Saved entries
## Prefetch next shade chunk's hit and slot into LDS asynchronously

The shade kernel now uses global_load_lds to prefetch the next chunk's hit record and ray slot word into LDS while the current chunk is shaded. The work-queue atomic for the chunk after next is folded into the existing per-wave atomic reservation for shadow and bounce counters. The goal is to hide the dependent hit-to-packet load latency at the top of each iteration and to drop one separate atomic round trip per chunk. In exchange it uses extra LDS, adds explicit waitcnt barriers that may serialize the output stores, and reserves chunks one step earlier, which could unbalance work at the tail.

```diff
diff --git a/gltf_renderer_amd/csrc/pt_wavefront.hip b/gltf_renderer_amd/csrc/pt_wavefront.hip
--- a/gltf_renderer_amd/csrc/pt_wavefront.hip
+++ b/gltf_renderer_amd/csrc/pt_wavefront.hip
@@ -17,6 +17,11 @@
     if (reset) { unsigned long long z[12] = {0}; hipMemcpyToSymbol(HIP_SYMBOL(pt::pt_timing), z, 96); }
     return 0;
 }
+#define PT_WAIT_BEGIN() unsigned long long _a = __builtin_readcyclecounter();
+#define PT_WAIT_STAMP(K) { asm volatile("s_waitcnt vmcnt(0)" ::: "memory"); const unsigned long long _b = __builtin_readcyclecounter(); _wait[K] += _b - _a; _a = _b; }
+#else
+#define PT_WAIT_BEGIN()
+#define PT_WAIT_STAMP(K)
 #endif
 #ifdef PT_UTIL_PROBE
 namespace pt { __device__ unsigned long long pt_util[16]; }
@@ -39,6 +44,12 @@
 PT_DEV void nt_store(uint32_t& p, const uint32_t v) { __builtin_nontemporal_store(v, &p); }
 #define QLD(p) nt_load(p)
 #define QST(p, v) nt_store((p), (v))
+#define PT_LDS_FETCH(src, wave_base, BYTES, POLICY) \
+    __builtin_amdgcn_global_load_lds((const __attribute__((address_space(1))) void*)(src), (__attribute__((address_space(3))) void*)(wave_base), BYTES, 0, POLICY)
+PT_DEV void lds_fetch_queue(const float4* src, float4* wave_base) { PT_LDS_FETCH(src, wave_base, 16, 2); }
+PT_DEV void lds_fetch_queue(const uint32_t* src, uint32_t* wave_base) { PT_LDS_FETCH(src, wave_base, 4, 2); }
+PT_DEV void wait_vector_memory() { __builtin_amdgcn_s_waitcnt(0x0f70); asm volatile("" ::: "memory"); }
+PT_DEV void wait_lds() { asm volatile("" ::: "memory"); __builtin_amdgcn_s_waitcnt(0xc07f); asm volatile("" ::: "memory"); }
 
 #define PEND_ENV(s) wf.pend[2u * (s)]
 #define PEND_LIGHT(s) wf.pend[2u * (s) + 1u]
@@ -343,6 +354,13 @@
 constexpr uint32_t kShadeSpecialised = 0x80000000u;
 constexpr uint32_t kShadeDefaultsNoLights = PT_FLAG_SHADOW_RAYS | PT_FLAG_ENVIRONMENT_MAP | PT_FLAG_ENVIRONMENT_MIS | PT_FLAG_MATERIAL_MIS | PT_FLAG_SHADING_NORMAL_ADAPTATION;
 constexpr uint32_t kShadeDefaults = kShadeDefaultsNoLights | PT_FLAG_POINT_LIGHTS;
+PT_DEV const ShadePacket* packet_of(const SceneRec& sc, uint32_t hb) {
+#ifdef PT_PROBE_NO_PACKET
+    return sc.shade + (hb == kMissTri ? 0u : (hb & 63u));
+#else
+    return sc.shade + (hb == kMissTri ? 0u : (hb & 0x7fffffffu));
+#endif
+}
 template <uint32_t SPECIAL, bool SMALL>
 __global__ __launch_bounds__(kBlock, PT_SHADE_WAVES) void k_wf_shade(SceneRec sc_in, FrameConstants fc_in, WfBuffers wf, int cur, int bounce, Counters* __restrict__ counters) {
     SceneRec sc = sc_in; sc.small_tables = SMALL ? 1u : 0u;
@@ -368,22 +386,40 @@
     LaneStats st = {0, 0, 0, 0};
     uint32_t* shade_head = wf.cnt[6] + sv.shard * kCounterStride;
     const uint32_t lane64 = threadIdx.x & 63u;
-    uint32_t chunk = 0;
+    __shared__ float4 s_pre[kBlock + kBlock / 4];
+    const uint32_t wave_lane0 = (uint32_t)__builtin_amdgcn_readfirstlane((int)(threadIdx.x & ~63u));
+    float4* const pre_wave = s_pre + wave_lane0;
+    uint32_t* const pre_slot_wave = (uint32_t*)(s_pre + kBlock) + wave_lane0;
+    const auto lane_bytes = [&]() { uint32_t l = lane64; asm volatile("" : "+v"(l)); return l * 16u; };
+    const auto fetch_entry = [&](uint32_t c, uint32_t lb) {
+        if (c + lane64 < n) {
+            lds_fetch_queue((const float4*)((const char*)(wf.hit + base + c) + lb), pre_wave);
+            lds_fetch_queue((const uint32_t*)((const char*)(wf.ray_d[cur] + base + c) + 12 + lb), pre_slot_wave);
+        }
+    };
+    uint32_t chunk = 0, next_chunk = 0;
     if (lane64 == 0) chunk = atomicAdd(shade_head, 64u);
     chunk = (uint32_t)__builtin_amdgcn_readfirstlane((int)chunk);
+    if (chunk < n) {
+        if (lane64 == 0) next_chunk = atomicAdd(shade_head, 64u);
+        fetch_entry(chunk, lane_bytes());
+        wait_vector_memory();
+    }
+    next_chunk = (uint32_t)__builtin_amdgcn_readfirstlane((int)next_chunk);
     const bool defer_on = false;
     uint32_t held = kNoHeld;
     __shared__ uint32_t s_hand[kBlock];
     uint32_t* hand = s_hand + (threadIdx.x & ~63u);
     __shared__ float2 s_park[2 * kBlock];
     const ParkLds park = {s_park + threadIdx.x};
+#ifdef PT_TIMING
+    unsigned long long _wait[3] = {0, 0, 0};
+#endif
     for (;;) {
         const bool more = chunk < n;
         const unsigned long long held_mask = __ballot(held != kNoHeld);
         if (!more && held_mask == 0) break;
         const bool flush = defer_on && (!more || __popcll(held_mask) >= kDeferFlush);
-        uint32_t next_chunk = 0;
-        if (!flush && lane64 == 0) next_chunk = atomicAdd(shade_head, 64u);
         const uint32_t i = flush ? held : chunk + lane64;
         const bool active = flush ? held != kNoHeld : i < n;
         if (flush) held = kNoHeld;
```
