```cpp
static int gemm_impl(const sx_gemm_args* a, double* gn_stats, int gn_groups, int gn_rows, int* gn_fused, const sx_gemm_ln_args* ln,
                     void* stream) {
  SX_CHECK(a && a->A && a->W && a->C, "sx_gemm: null pointer");
// ... 26 lines not shown
  if (a->a_mode == SX_A_CONV3X3) {
    SX_CHECK(a->Cin % 64 == 0 && a->K == 9 * a->Cin, "sx_gemm conv: Cin=%d K=%d", a->Cin, a->K);
    SX_CHECK(a->stride == 1 || a->stride == 2, "sx_gemm conv: stride");
    SX_CHECK(a->M == a->B * a->Hout * a->Wout, "sx_gemm conv: M != B*Hout*Wout");
    const int hv = a->upsample ? 2 * a->Hin : a->Hin, wv = a->upsample ? 2 * a->Win : a->Win;
    SX_CHECK(a->pad_mode == 0 || a->pad_mode == 1, "sx_gemm conv: pad_mode");
    const int padsum = a->pad_mode ? 1 : 2;
    SX_CHECK(a->Hout == (hv + padsum - 3) / a->stride + 1 && a->Wout == (wv + padsum - 3) / a->stride + 1,
             "sx_gemm conv: output geometry mismatch");
    p.pad = a->pad_mode ? 0 : 1;
    p.Hin = a->Hin; p.Win = a->Win; p.Cin = a->Cin; p.Hout = a->Hout; p.Wout = a->Wout;
    p.stride = a->stride; p.upsample = a->upsample;
    a_bytes = (uint64_t)a->B * a->Hin * a->Win * a->Cin * 2;
  } else {
    SX_CHECK(a->a_mode == SX_A_LINEAR, "sx_gemm: bad a_mode");
    a_bytes = (uint64_t)a->M * Kk * 2;
  }
  const uint64_t w_bytes = (uint64_t)a->N * a->K * 2;
  SX_CHECK(a_bytes < 0x7fffffffull && w_bytes < 0x7fffffffull, "sx_gemm: operand exceeds 2 GiB descriptor range");
  p.a_bytes = (unsigned)a_bytes;
  p.w_bytes = (unsigned)w_bytes;
  hipStream_t st = (hipStream_t)stream;
  p.res_init = (p.residual && p.act == SX_ACT_NONE && !p.glu) ? 1 : 0;
  if (ln) {
    SX_CHECK(a->a_mode == SX_A_LINEAR && !gn_stats, "sx_gemm_ln: linear GEMMs only");
    SX_CHECK(!(ln->row_stats_in && ln->row_stats_out), "sx_gemm_ln: a launch is a producer or a consumer, not both");
    if (ln->row_stats_out) {
      SX_CHECK(ln->x16_out && a->out_dtype == SX_F32 && !a->glu && a->act == SX_ACT_NONE && p.n_valid == a->N,
               "sx_gemm_ln producer: needs x16_out and a plain fp32 output of all N columns");
      SX_CHECK(ln->ld_x16 >= a->N && ln->ld_x16 % 4 == 0 && (((size_t)ln->x16_out) & 7) == 0, "sx_gemm_ln producer: ld_x16=%d", ln->ld_x16);
      p.ln_x16 = ln->x16_out; p.ln_ldx = ln->ld_x16; p.ln_out = ln->row_stats_out;
    } else {
      SX_CHECK(ln->colsum && ln->dim == a->K && ln->eps > 0.f, "sx_gemm_ln consumer: colsum / dim (= K) / eps");
      SX_CHECK(a->out_dtype == a->dtype && !a->residual && !a->bias2d, "sx_gemm_ln consumer: 16-bit output, no residual / bias2d");
      p.ln_in = ln->row_stats_in; p.ln_cs = ln->colsum; p.ln_eps = ln->eps; p.ln_inv_dim = 1.0f / (float)ln->dim;
    }
  }
  unsigned allow = 0x7f;
  if (ln) allow = 0;
  allow |= pp_supported(p, a->dtype, 256, a->a_mode) ? 0x80u : 0u;
  allow |= pp_supported(p, a->dtype, 320, a->a_mode) ? 0x100u : 0u;
  SX_CHECK(!(g_force_tile == 7 || g_force_tile == 8) || ((allow >> g_force_tile) & 1u),
           "sx_gemm: forced ping-pong tile has no kernel for this epilogue");
  if (ln) {
    const int plain = pick_tile(a->M, a->N, Kk, a->glu != 0, false, g_force_tile, 0x1ff);
    SX_CHECK((plain == 7 || plain == 8) && ((allow >> plain) & 1u),
// ... 27 lines not shown
```

### seed-x_amd/csrc/gemm_common.h

```cpp
#pragma once
#include "sx_common.h"

namespace sxk_gemm {

struct GemmP {
  const void* A;
  const void* W;
  void* C;
  const float* bias;
  const float* bias2d;
  const float* residual;
  int M, N, K, ldc, ldr, n_valid, res_mod, bias2d_rows, out_dtype, act, glu;
  int Kw;
  int Hin, Win, Cin, Hout, Wout, stride, upsample, ldb2, pad;
  int tiles_m, tiles_n, xm, xn;
  int gm;
  int res_init;
  unsigned a_bytes, w_bytes;
  unsigned long long* dbg;
  double* gn_stats;
  int gn_cpg, gn_groups, gn_rows;
  void* ln_x16;
  double* ln_out;
  const double* ln_in;
  const float* ln_cs;
  int ln_ldx;
  float ln_eps, ln_inv_dim;
};

template <int N>
__device__ __forceinline__ void wait_vmcnt() {
  asm volatile("s_waitcnt vmcnt(%0)" ::"n"(N) : "memory");
}
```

#### [DIRECTIONS FOR THIS TASK]
Your reply should hold every line from the data that contains "plain", copied in full.

#### [TASK OUTPUT]
               "sx_gemm_ln producer: needs x16_out and a plain fp32 output of all N columns");
    const int plain = pick_tile(a->M, a->N, Kk, a->glu != 0, false, g_force_tile, 0x1ff);
    SX_CHECK((plain == 7 || plain == 8) && ((allow >> plain) & 1u),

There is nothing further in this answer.